→ Work to complete
Could you print out every entry, character for character?

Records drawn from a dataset
= Beginning of Section =

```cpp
struct RlcStaged {
  ChaChaKey key;
  size_t boundary;
};
int verify_rlc_on(Context& ctx, const Items& in, size_t n, void* ok, void* workspace, hipStream_t s, int window_bits,
                  u32* accepted_dev, bool and_into = false, bool have_challenges = false,
                  const uint8_t* valid_in = nullptr, const RlcStaged* staged = nullptr);
struct RlcVerdictTarget {
  u32* dev = nullptr;
  u32* slot = nullptr;
  int* out = nullptr;
};
int rlc_verdict_target(Context& ctx, int* accepted, RlcVerdictTarget& t);
int rlc_verdict_wait(const RlcVerdictTarget& t, hipStream_t s);
int rlc_clear_accepted(int* accepted);
int rlc_history(Context& ctx);
void carve_rlc_buffers(Stager& st, const RlcPlan& p, RlcBuffers& b);
size_t rlc_group_items(size_t n);
int rlc_split_groups(size_t cnt, int window_bits);
RlcPlan rlc_group_plan(int scheme, size_t cnt, int window_bits, int groups, bool keyed = false);
int check_rlc_bits(int window_bits);
int rlc_random_key(ChaChaKey& key);
int refuse_capture(hipStream_t s, const char* what);
void rlc_plan_words(const RlcPlan& p, size_t bytes, uint64_t* out);
int rlc_forced_groups();
u32* rlc_keyed_history(Context& ctx);

#define H2D(dst, src, bytes) HIP_TRY(hipMemcpyAsync((dst), (src), (bytes), hipMemcpyHostToDevice, 0))
#define D2H(dst, src, bytes) HIP_TRY(hipMemcpyAsync((dst), (src), (bytes), hipMemcpyDeviceToHost, 0))
#define DSV_HOST_PROLOGUE(n)                                  \
  if (int r_ = check_n(n)) return r_;                         \
  if ((n) == 0) return DSV_OK;                                \
  Context* ctxp_ = nullptr;                                   \
  if (int r_ = host_context(ctxp_)) return r_;                \
  Context& ctx = *ctxp_
#define DSV_HOST_LOCK()                                                                \
  std::lock_guard<std::mutex> lk(ctx.mu);                                              \
  if (!ctx.ready.load(std::memory_order_acquire))                                      \
    return fail(DSV_ERR_NOT_INITIALIZED, "device %d was shut down", ctx.device);       \
  DSV_ON_DEVICE(ctx)


constexpr size_t kExtItemBytes = 4 * 64 + 1 + 4 * kLimbs * 4 + 1;
constexpr size_t kMontItemBytes = kExtItemBytes + 64;
enum Form { kAffine, kExt, kMont };
inline size_t form_pt_bytes(int form) { return form == kAffine ? 64 : 96; }
int check_cols(int scheme, const dsv_column* cols, size_t n, const uint8_t* ok, int form);
int verify_host_cols(int scheme, int form, const dsv_column* cols, size_t n, uint8_t* ok, bool multi);

struct WireWs {
  uint8_t *u, *R, *Rp, *P0, *P1, *valid;
  Items items(int scheme, const void* m) const {
    const uint8_t* sig_pts[2] = {R, Rp};
    const uint8_t* pk_pts[2] = {P0, P1};
    const int ns = (int)(layout(scheme).sig_bytes / 32) - 1;
    Items in{scheme, u};
    for (int k = 0; k < layout(scheme).points; k++) in.pt[k] = k < ns ? sig_pts[k] : pk_pts[k - ns];
    in.m = static_cast<const uint8_t*>(m);
    return in;
  }
};
WireWs carve_wire(Stager& x, size_t n);
int decode_wire(Context& ctx, int scheme, const uint8_t* sig, const uint8_t* pk, size_t n, const Items& out,
                uint8_t* valid, hipStream_t st);
int verify_wire(Context& ctx, int scheme, const uint8_t* sig, const uint8_t* pk, const uint8_t* m,
                size_t n, uint8_t* ok);

}
```

schnorr_amd/csrc/k_verify.hip:

```cpp
#include "common.h"
#include "halfgcd.h"

namespace dsv {

template <int NCHAIN>
__global__ void __launch_bounds__(kVerifyBlock, kWavesVerify)
k_verify_fixed_half(const uint8_t* __restrict__ u, const uint8_t* __restrict__ c, ChainOperands op0,
                    ChainOperands op1, const uint8_t* __restrict__ valid, bool accumulate, size_t n,
                    uint8_t* __restrict__ ok, u32* __restrict__ var_tables, const u32* __restrict__ gate) {
  if (gate_says_done(gate)) return;
  u32* tbl = var_tables + ((size_t)blockIdx.x * kVerifyBlock + threadIdx.x) * kJointLaneWords;
#pragma unroll 1
  for (size_t base = (size_t)blockIdx.x * kVerifyBlock; base < n;
       base += (size_t)gridDim.x * kVerifyBlock) {
    const size_t i = base + threadIdx.x;
    if (i >= n) continue;
    bool good = accumulate ? (ok[i] != 0) : (valid[i] != 0);
    u32 ya[8], yb[8], w[8];
    bool b_neg;
    int top;
    {
      u32 cs[8], a[8], b[8];
      load_words8(cs, c, i);
      half_scalars(a, b, b_neg, cs);
      recode_signed2(ya, a);
      recode_signed2(yb, b);
      u32 nz[8];
#pragma unroll
      for (int k = 0; k < 8; k++) nz[k] = (ya[k] ^ 0x55555555u) | (yb[k] ^ 0x55555555u);
      top = top_digit2(nz);
      u32 us[8];
      load_words8(us, u, i);
      const bool u_ok = words_lt(us, kR32);
      good &= u_ok;
      if (!u_ok) us[7] &= 0x0fffffffu;
      fr_mul(w, b, us);
      if (b_neg) {
        const u32 zero[8] = {0, 0, 0, 0, 0, 0, 0, 0};
        u32 t[8];
        fr_sub(t, zero, w);
#pragma unroll
        for (int k = 0; k < 8; k++) w[k] = t[k];
      }
    }
#pragma unroll 1
    for (int h = 0; h < NCHAIN; h++) {
      const ChainOperands op = h ? op1 : op0;
      {
        Fe pku, pkv, ru, rv;
        good &= load_fq(pku, op.PK_uv, 2 * i);
        good &= load_fq(pkv, op.PK_uv, 2 * i + 1);
        good &= load_fq_signed(ru, op.R_uv, 2 * i, !b_neg);
        good &= load_fq(rv, op.R_uv, 2 * i + 1);
        build_joint_table(tbl, pku, pkv, ru, rv);
      }
      Ext acc = ext_from_niels(load_var_entry(tbl, joint_digit(ya, yb, top)));
      {
        RawNiels e = load_var_entry_raw(tbl, joint_digit(ya, yb, top > 0 ? top - 1 : 0));
#pragma unroll 1
        for (int k = top - 1; k >= 0; k--) {
          acc = ext_mul4(acc);
          const Niels cur = finish_var_entry(e);
          e = load_var_entry_raw(tbl, joint_digit(ya, yb, k > 0 ? k - 1 : 0));
          acc = ext_add_niels(acc, cur);
        }
      }
      good &= fixed_base_accumulate_is_identity(acc, w, op.table);
    }
    ok[i] = good ? 1 : 0;
  }
}
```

= End of Section =

→ Task result
```cpp
struct RlcStaged {
  ChaChaKey key;
  size_t boundary;
};
int verify_rlc_on(Context& ctx, const Items& in, size_t n, void* ok, void* workspace, hipStream_t s, int window_bits,
                  u32* accepted_dev, bool and_into = false, bool have_challenges = false,
                  const uint8_t* valid_in = nullptr, const RlcStaged* staged = nullptr);
struct RlcVerdictTarget {
  u32* dev = nullptr;
  u32* slot = nullptr;
  int* out = nullptr;
};
int rlc_verdict_target(Context& ctx, int* accepted, RlcVerdictTarget& t);
int rlc_verdict_wait(const RlcVerdictTarget& t, hipStream_t s);
int rlc_clear_accepted(int* accepted);
int rlc_history(Context& ctx);
void carve_rlc_buffers(Stager& st, const RlcPlan& p, RlcBuffers& b);
size_t rlc_group_items(size_t n);
int rlc_split_groups(size_t cnt, int window_bits);
RlcPlan rlc_group_plan(int scheme, size_t cnt, int window_bits, int groups, bool keyed = false);
int check_rlc_bits(int window_bits);
int rlc_random_key(ChaChaKey& key);
int refuse_capture(hipStream_t s, const char* what);
void rlc_plan_words(const RlcPlan& p, size_t bytes, uint64_t* out);
int rlc_forced_groups();
u32* rlc_keyed_history(Context& ctx);

#define H2D(dst, src, bytes) HIP_TRY(hipMemcpyAsync((dst), (src), (bytes), hipMemcpyHostToDevice, 0))
#define D2H(dst, src, bytes) HIP_TRY(hipMemcpyAsync((dst), (src), (bytes), hipMemcpyDeviceToHost, 0))
#define DSV_HOST_PROLOGUE(n)                                  \
  if (int r_ = check_n(n)) return r_;                         \
  if ((n) == 0) return DSV_OK;                                \
  Context* ctxp_ = nullptr;                                   \
  if (int r_ = host_context(ctxp_)) return r_;                \
  Context& ctx = *ctxp_
#define DSV_HOST_LOCK()                                                                \
  std::lock_guard<std::mutex> lk(ctx.mu);                                              \
  if (!ctx.ready.load(std::memory_order_acquire))                                      \
    return fail(DSV_ERR_NOT_INITIALIZED, "device %d was shut down", ctx.device);       \
  DSV_ON_DEVICE(ctx)


constexpr size_t kExtItemBytes = 4 * 64 + 1 + 4 * kLimbs * 4 + 1;
constexpr size_t kMontItemBytes = kExtItemBytes + 64;
enum Form { kAffine, kExt, kMont };
inline size_t form_pt_bytes(int form) { return form == kAffine ? 64 : 96; }
int check_cols(int scheme, const dsv_column* cols, size_t n, const uint8_t* ok, int form);
int verify_host_cols(int scheme, int form, const dsv_column* cols, size_t n, uint8_t* ok, bool multi);

struct WireWs {
  uint8_t *u, *R, *Rp, *P0, *P1, *valid;
  Items items(int scheme, const void* m) const {
    const uint8_t* sig_pts[2] = {R, Rp};
    const uint8_t* pk_pts[2] = {P0, P1};
    const int ns = (int)(layout(scheme).sig_bytes / 32) - 1;
    Items in{scheme, u};
    for (int k = 0; k < layout(scheme).points; k++) in.pt[k] = k < ns ? sig_pts[k] : pk_pts[k - ns];
    in.m = static_cast<const uint8_t*>(m);
    return in;
  }
};
WireWs carve_wire(Stager& x, size_t n);
int decode_wire(Context& ctx, int scheme, const uint8_t* sig, const uint8_t* pk, size_t n, const Items& out,
                uint8_t* valid, hipStream_t st);
int verify_wire(Context& ctx, int scheme, const uint8_t* sig, const uint8_t* pk, const uint8_t* m,
                size_t n, uint8_t* ok);

}
```

schnorr_amd/csrc/k_verify.hip:

```cpp
#include "common.h"
#include "halfgcd.h"

namespace dsv {

template <int NCHAIN>
__global__ void __launch_bounds__(kVerifyBlock, kWavesVerify)
k_verify_fixed_half(const uint8_t* __restrict__ u, const uint8_t* __restrict__ c, ChainOperands op0,
                    ChainOperands op1, const uint8_t* __restrict__ valid, bool accumulate, size_t n,
                    uint8_t* __restrict__ ok, u32* __restrict__ var_tables, const u32* __restrict__ gate) {
  if (gate_says_done(gate)) return;
  u32* tbl = var_tables + ((size_t)blockIdx.x * kVerifyBlock + threadIdx.x) * kJointLaneWords;
#pragma unroll 1
  for (size_t base = (size_t)blockIdx.x * kVerifyBlock; base < n;
       base += (size_t)gridDim.x * kVerifyBlock) {
    const size_t i = base + threadIdx.x;
    if (i >= n) continue;
    bool good = accumulate ? (ok[i] != 0) : (valid[i] != 0);
    u32 ya[8], yb[8], w[8];
    bool b_neg;
    int top;
    {
      u32 cs[8], a[8], b[8];
      load_words8(cs, c, i);
      half_scalars(a, b, b_neg, cs);
      recode_signed2(ya, a);
      recode_signed2(yb, b);
      u32 nz[8];
#pragma unroll
      for (int k = 0; k < 8; k++) nz[k] = (ya[k] ^ 0x55555555u) | (yb[k] ^ 0x55555555u);
      top = top_digit2(nz);
      u32 us[8];
      load_words8(us, u, i);
      const bool u_ok = words_lt(us, kR32);
      good &= u_ok;
      if (!u_ok) us[7] &= 0x0fffffffu;
      fr_mul(w, b, us);
      if (b_neg) {
        const u32 zero[8] = {0, 0, 0, 0, 0, 0, 0, 0};
        u32 t[8];
        fr_sub(t, zero, w);
#pragma unroll
        for (int k = 0; k < 8; k++) w[k] = t[k];
      }
    }
#pragma unroll 1
    for (int h = 0; h < NCHAIN; h++) {
      const ChainOperands op = h ? op1 : op0;
      {
        Fe pku, pkv, ru, rv;
        good &= load_fq(pku, op.PK_uv, 2 * i);
        good &= load_fq(pkv, op.PK_uv, 2 * i + 1);
        good &= load_fq_signed(ru, op.R_uv, 2 * i, !b_neg);
        good &= load_fq(rv, op.R_uv, 2 * i + 1);
        build_joint_table(tbl, pku, pkv, ru, rv);
      }
      Ext acc = ext_from_niels(load_var_entry(tbl, joint_digit(ya, yb, top)));
      {
        RawNiels e = load_var_entry_raw(tbl, joint_digit(ya, yb, top > 0 ? top - 1 : 0));
#pragma unroll 1
        for (int k = top - 1; k >= 0; k--) {
          acc = ext_mul4(acc);
          const Niels cur = finish_var_entry(e);
          e = load_var_entry_raw(tbl, joint_digit(ya, yb, k > 0 ? k - 1 : 0));
          acc = ext_add_niels(acc, cur);
        }
      }
      good &= fixed_base_accumulate_is_identity(acc, w, op.table);
    }
    ok[i] = good ? 1 : 0;
  }
}
```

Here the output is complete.